Toujours dans notre Loge, je me demande si bien faire une cérémonie, une initiation par exemple, fait plaisir. Je le crois. C’est le même plaisir de bien faire un devoir, de bien faire une tâche. C’est le même plaisir que l’artiste qui achève son travail, le musicien qui est satisfait d’avoir joué parfaitement.
Mais il y a plus. Nous lisons des articles – pas celui-ci, bien sûr – et apprenons quelque chose. Un philosophe a dit que lorsque l’esprit s’élargit pour inclure une nouvelle idée, il ne revient jamais à sa taille précédente. En élargissant notre horizon mental, nous pouvons toucher le bord de l’inconnu. C’est de la philosophie, mes frères; comme l’a dit Bertrand Russell, la science est ce que vous savez; la philosophie est ce qui n’est pas connu.

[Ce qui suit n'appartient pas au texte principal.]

constexpr int PW_TILED_MIN = 512;
constexpr int PW_RB = 16;
constexpr int PW_TLD = WAVE + 1;
constexpr int PW_TBUF = 2 * PW_RB * PW_TLD;
VPK_DEV void pairwise_tiles(EmCtx& c) {
    const int N = c.N;
    double* gs = SCRATCH() + wave_id() * (PW_RB * 10);
    static_assert(8 * PW_RB * 10 <= PART_DOUBLES, "row geometries of eight waves in the setup scratch");
    const bool tbuf_ok = WAVE == 64 && PART_DOUBLES + nwaves() * PW_TBUF <= c.wt_doubles;
    double* tb = SCRATCH() + PART_DOUBLES + wave_id() * PW_TBUF;
    const int nb = (N + PW_RB - 1) / PW_RB;
    int t = 0;
    for (int I = 0; I < nb; ++I) {
        const int i0 = I * PW_RB;
        const int ilast = (i0 + PW_RB < N ? i0 + PW_RB : N) - 1;
        const int nch = (ilast + WAVE - 1) / WAVE;
        for (int jc = 0; jc < nch; ++jc, ++t) {
            if (t % nwaves() != wave_id()) continue;
            if (lane() < PW_RB) {
                const int i = i0 + lane() < N ? i0 + lane() : N - 1;
                double a[4];
#pragma unroll
                for (int q = 0; q < 4; ++q) a[q] = c.lp[4 * (size_t)i + q];
                const LineGeom g = line_geom(a);
                double* o = gs + lane() * 10;
                o[0] = g.x1; o[1] = g.y1; o[2] = g.x2; o[3] = g.y2; o[4] = g.dx; o[5] = g.dy; o[6] = g.nn; o[7] = g.vx; o[8] = g.vy; o[9] = g.nv;
            }
            wave_lds_order();
            const int j = jc * WAVE + lane();
            const int jj = j < N ? j : N - 1;
            double b[4];
#pragma unroll
            for (int q = 0; q < 4; ++q) b[q] = c.lp[4 * (size_t)jj + q];
            const LineGeom gb = line_geom(b);
            auto row_geom = [&](int r) {
                const double* o = gs + r * 10;
                LineGeom g;
                g.x1 = o[0]; g.y1 = o[1]; g.x2 = o[2]; g.y2 = o[3]; g.dx = o[4]; g.dy = o[5]; g.nn = o[6]; g.vx = o[7]; g.vy = o[8]; g.nv = o[9];
                return g;
            };
            auto put = [&](int i, double d, double sim) {
                if (!(j < i && i < N)) return;
                c.lsim[(size_t)i * c.ld + j] = sim;
                c.lsim[(size_t)j * c.ld + i] = sim;
                c.pdist[(size_t)i * c.ld + j] = d;
                c.pdist[(size_t)j * c.ld + i] = d;
            };
            const bool interior = tbuf_ok && jc * WAVE + WAVE - 1 < i0 && i0 + PW_RB <= N;
            for (int r = 0; r < PW_RB; r += 2) {
                const LineGeom g0 = row_geom(r), g1 = row_geom(r + 1);
                const double d0 = line_distance_closest(g0, gb);
                const double d1 = line_distance_closest(g1, gb);
                const double s0 = lines_cosangle(g0, gb, 9.0) * proximity(d0, g0.nv, gb.nv, 1.0);
                const double s1 = lines_cosangle(g1, gb, 9.0) * proximity(d1, g1.nv, gb.nv, 1.0);
                if (interior) {
                    c.lsim[(size_t)(i0 + r) * c.ld + j] = s0;   c.pdist[(size_t)(i0 + r) * c.ld + j] = d0;
                    c.lsim[(size_t)(i0 + r + 1) * c.ld + j] = s1; c.pdist[(size_t)(i0 + r + 1) * c.ld + j] = d1;
                    tb[r * PW_TLD + lane()] = s0;               tb[(PW_RB + r) * PW_TLD + lane()] = d0;
                    tb[(r + 1) * PW_TLD + lane()] = s1;         tb[(PW_RB + r + 1) * PW_TLD + lane()] = d1;
                } else {
                    put(i0 + r, d0, s0);
                    put(i0 + r + 1, d1, s1);
                }
            }
            wave_lds_order();
            if (interior) {
                const int cp = lane() & 7, jr = lane() >> 3;
#pragma unroll
                for (int q = 0; q < 8; ++q) {
                    const int jl = 8 * q + jr;
                    const size_t at = (size_t)(jc * WAVE + jl) * c.ld + i0 + 2 * cp;
                    store_cols2(c.lsim + at, tb[(2 * cp) * PW_TLD + jl], tb[(2 * cp + 1) * PW_TLD + jl]);
                    store_cols2(c.pdist + at, tb[(PW_RB + 2 * cp) * PW_TLD + jl], tb[(PW_RB + 2 * cp + 1) * PW_TLD + jl]);
                }
                wave_lds_order();
            }
        }
    }
    for (int i = tid(); i < N; i += nthreads()) {
        c.lsim[(size_t)i * c.ld + i] = 0.0;
        c.pdist[(size_t)i * c.ld + i] = 4.0;
    }
}

VPK_DEVFN void pairwise_setup(EmCtx& c, bool want_lsim) {
    const int N = c.N;
    if (want_lsim) {
        if (N >= PW_TILED_MIN && WAVE == 64 && c.smoother != 1) pairwise_tiles(c);
        else
        for (int r = wave_id(); 2 * r < N; r += nwaves()) {
            const int i0 = r, i1 = N - 1 - r;
            const int len = i0 == i1 ? i0 : i0 + i1;
            double a0[4], a1[4];
#pragma unroll
            for (int q = 0; q < 4; ++q) { a0[q] = c.lp[4 * (size_t)i0 + q]; a1[q] = c.lp[4 * (size_t)i1 + q]; }
            const LineGeom g0 = line_geom(a0), g1 = line_geom(a1);
            auto one = [&](int t, double& d, double& sim) {
                const bool first = t < i0;
                const int j = t < len ? (first ? t : t - i0) : 0;
                const LineGeom& ga = first ? g0 : g1;
                double b[4] = {c.lp[4 * (size_t)j], c.lp[4 * (size_t)j + 1], c.lp[4 * (size_t)j + 2], c.lp[4 * (size_t)j + 3]};
                const LineGeom gb = line_geom(b);
                d = line_distance_closest(ga, gb);
                sim = lines_cosangle(ga, gb, 9.0) * proximity(d, ga.nv, gb.nv, 1.0);
            };
            auto put = [&](int t, double d, double sim) {
                if (t >= len) return;
                const int i = t < i0 ? i0 : i1, j = t < i0 ? t : t - i0;
                c.lsim[(size_t)i * c.ld + j] = sim;
                c.lsim[(size_t)j * c.ld + i] = sim;
                c.pdist[(size_t)i * c.ld + j] = d;
                c.pdist[(size_t)j * c.ld + i] = d;
            };
            for (int t = lane(); t < len; t += 2 * WAVE) {
                double d0, s0, d1, s1;
                one(t, d0, s0);
                one(t + WAVE, d1, s1);
                put(t, d0, s0);
                put(t + WAVE, d1, s1);
            }
            if (lane() == 0) {
                c.lsim[(size_t)i0 * c.ld + i0] = 0.0;
                c.pdist[(size_t)i0 * c.ld + i0] = 4.0;
                c.lsim[(size_t)i1 * c.ld + i1] = 0.0;
                c.pdist[(size_t)i1 * c.ld + i1] = 4.0;
            }
        }
        block_sync();
        for (int i = wave_id(); i < N; i += nwaves()) {
            cgdp srow = c.lsim + (size_t)i * c.ld;
            double rsum = 0.0;
            for (int j = lane(); j < N; j += WAVE) rsum += srow[j];
            rsum = wave_sum(rsum);
            if (lane() == 0) c.rowsum[i] = rsum;
        }
        constexpr int RPW = WAVE / ROWG;
        const int grp = lane() / ROWG, gl = lane() % ROWG;
        const int k1 = N < KNN1 ? N : KNN1;
        const int k2 = N < KNN2 ? N : KNN2;
        double* ks = SCRATCH() + (wave_id() * RPW + grp) * (4 * KNN1 + KNN2);
        for (int base = wave_id() * RPW; base < N; base += nwaves() * RPW) {
            const int i = base + grp;
            const bool valid = i < N;
            const int ii = valid ? i : 0;
            double td[KNN1];
            int tj[KNN1];
#pragma unroll
            for (int q = 0; q < KNN1; ++q) { td[q] = 1e300; tj[q] = 0x7fffffff; }
            cgdp drow = c.pdist + (size_t)ii * c.ld;
            for (int j0 = gl; j0 < N; j0 += 4 * ROWG) {
                double dv[4];
#pragma unroll
                for (int u = 0; u < 4; ++u) dv[u] = (j0 + u * ROWG < N) ? drow[j0 + u * ROWG] : 1e300;
#pragma unroll
                for (int u = 0; u < 4; ++u) {
                    double nd = dv[u];
                    int nj = (j0 + u * ROWG < N) ? j0 + u * ROWG : 0x7fffffff;
#pragma unroll
                    for (int q = 0; q < KNN1; ++q) {
                        const bool lt = (nd < td[q]) || (nd == td[q] && nj < tj[q]);
                        const double od = td[q];
                        const int oj = tj[q];
                        td[q] = lt ? nd : od;
                        tj[q] = lt ? nj : oj;
                        nd = lt ? od : nd;
                        nj = lt ? oj : nj;
                    }
                }
            }
            for (int r = 0; r < k1; ++r) {
                double bd = td[0];
                int bj = tj[0];
                row16_argmin(bd, bj);
                if (tj[0] == bj && td[0] == bd) {
#pragma unroll
                    for (int q = 0; q + 1 < KNN1; ++q) { td[q] = td[q + 1]; tj[q] = tj[q + 1]; }
                    td[KNN1 - 1] = 1e300;
                    tj[KNN1 - 1] = 0x7fffffff;
                }
                if (gl == 0) { ks[r] = (double)bj; ks[KNN1 + r] = bd; }
            }
            wave_sync();
            double a[4] = {c.lp[4 * (size_t)ii], c.lp[4 * (size_t)ii + 1], c.lp[4 * (size_t)ii + 2], c.lp[4 * (size_t)ii + 3]};
            const double len_a = norm2(a[0] - a[2], a[1] - a[3]);
            for (int q = gl; q < k1; q += ROWG) {
                int j = (int)ks[q];
                j = (valid && j >= 0 && j < N) ? j : 0;
                double b[4] = {c.lp[4 * (size_t)j], c.lp[4 * (size_t)j + 1], c.lp[4 * (size_t)j + 2], c.lp[4 * (size_t)j + 3]};
                ks[2 * KNN1 + q] = lines_cosangle(a, b, 9.0);
                const double dq = j == ii ? line_distance_closest(a, b) : ks[KNN1 + q];
                ks[3 * KNN1 + q] = proximity(dq, len_a, line_length(b), 1.0);
            }
            wave_sync();
            for (int q = gl; q < k1; q += ROWG) {
                const double cq = ks[2 * KNN1 + q];
                int rank = 0;
                for (int p = 0; p < k1; ++p) {
                    const double cp = ks[2 * KNN1 + p];
                    rank += (cp > cq) || (cp == cq && p > q);
                }
                if (rank < k2) ks[4 * KNN1 + rank] = ks[3 * KNN1 + q] * cq;
            }
            wave_sync();
            if (gl == 0 && valid) {
                double sum = 0.0;
                for (int r = 0; r < k2; ++r) sum += ks[4 * KNN1 + r];
                c.lscore[i] = sum / k2;
                c.langle[i] = line_angle(a);
            }
            wave_sync();
        }
        block_sync();
        return;
    }
    double* ks = SCRATCH() + wave_id() * (4 * KNN1 + KNN2);
    const int k1 = N < KNN1 ? N : KNN1;
    const int k2 = N < KNN2 ? N : KNN2;
    for (int i = wave_id(); i < N; i += nwaves()) {
        double a[4] = {c.lp[4 * (size_t)i], c.lp[4 * (size_t)i + 1], c.lp[4 * (size_t)i + 2],
                       c.lp[4 * (size_t)i + 3]};
        const LineGeom ga = line_geom(a);
        const double len_a = ga.nv;
        double rsum = 0.0;
        double td[KNN1];
        int tj[KNN1];
#pragma unroll
        for (int q = 0; q < KNN1; ++q) { td[q] = 1e300; tj[q] = 0x7fffffff; }
        auto pair_eval = [&](int j, double& d, double& sim) {
            const int jj = j < N ? j : i;
            double b[4] = {c.lp[4 * (size_t)jj], c.lp[4 * (size_t)jj + 1], c.lp[4 * (size_t)jj + 2],
                           c.lp[4 * (size_t)jj + 3]};
            const LineGeom gb = line_geom(b);
            d = line_distance_closest(ga, gb);
            sim = want_lsim ? lines_cosangle(ga, gb, 9.0) * proximity(d, len_a, gb.nv, 1.0) : 0.0;
        };
        auto pair_commit = [&](int j, double d, double sim) {
            if (j >= N) return;
            if (want_lsim) {
                sim = (i == j) ? 0.0 : sim;
                c.lsim[(size_t)i * c.ld + j] = sim;
                rsum += sim;
            }
            double nd = (i == j) ? 4.0 : d;
            int nj = j;
#pragma unroll
            for (int q = 0; q < KNN1; ++q) {
                const bool lt = (nd < td[q]) || (nd == td[q] && nj < tj[q]);
                const double od = td[q];
                const int oj = tj[q];
                td[q] = lt ? nd : od;
                tj[q] = lt ? nj : oj;
                nd = lt ? od : nd;
                nj = lt ? oj : nj;
            }
        };
        for (int j = lane(); j < N; j += 2 * WAVE) {
            double d0, s0, d1, s1;
            pair_eval(j, d0, s0);
            pair_eval(j + WAVE, d1, s1);
            pair_commit(j, d0, s0);
            pair_commit(j + WAVE, d1, s1);
        }
        rsum = wave_sum(rsum);
        if (lane() == 0) c.rowsum[i] = rsum;
        for (int r = 0; r < k1; ++r) {
// ... 9 lines not shown
            if (lane() == 0) { ks[r] = (double)bj; ks[KNN1 + r] = bd; }
        }
        wave_sync();
        for (int q = lane(); q < k1; q += WAVE) {
            int j = (int)ks[q];
            double b[4] = {c.lp[4 * (size_t)j], c.lp[4 * (size_t)j + 1], c.lp[4 * (size_t)j + 2],
                           c.lp[4 * (size_t)j + 3]};
            ks[2 * KNN1 + q] = lines_cosangle(a, b, 9.0);
            const double dq = j == i ? line_distance_closest(a, b) : ks[KNN1 + q];
            ks[3 * KNN1 + q] = proximity(dq, len_a, line_length(b), 1.0);
        }
        wave_sync();
        for (int q = lane(); q < k1; q += WAVE) {
            const double cq = ks[2 * KNN1 + q];
            int rank = 0;
            for (int p = 0; p < k1; ++p) {
                const double cp = ks[2 * KNN1 + p];
                rank += (cp > cq) || (cp == cq && p > q);
            }
            if (rank < k2) ks[4 * KNN1 + rank] = ks[3 * KNN1 + q] * cq;
        }
        wave_sync();
        if (lane() == 0) {
            double sum = 0.0;
            for (int r = 0; r < k2; ++r) sum += ks[4 * KNN1 + r];
            c.lscore[i] = sum / k2;
            c.langle[i] = line_angle(a);
        }
        wave_sync();
    }
    block_sync();
}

Si nous ne considérons que la richesse matérielle, en franc-maçonnerie nous perdons vraiment du temps, mais si nous traitons de la richesse mentale, oserais-je dire la richesse spirituelle, alors nous devenons effectivement riches. Riche en idées, en amis, en opportunités de contribuer au bien-être de la société et au progrès de notre pays. Alors j’avoue que je me suis trompé dans le titre de mon travail . C’était peut-être intentionnel.
Je suis arrivé à la fin de mon texte. Quelqu’un a dit que si vous ne pouvez pas dire ce que vous voulez dire en vingt minutes, autant écrire un livre.
Le message que je voulais faire passer avec cet article est très simple : que l’on perde du temps en franc-maçonnerie ou non ne dépend que de nous . Que chacun d’entre nous fasse le nécessaire pour ne jamais avoir l’impression d’avoir perdu son temps.
Léon Zeldis
j’adore
La joie ! Elle n’est pas utilisatrice mais c’est ce que l’on éprouve en faisant reculer ses limites cognitives ou spirituelles. C’est cela que la Franc-maçonnerie m’a permis d’éprouver, la joie.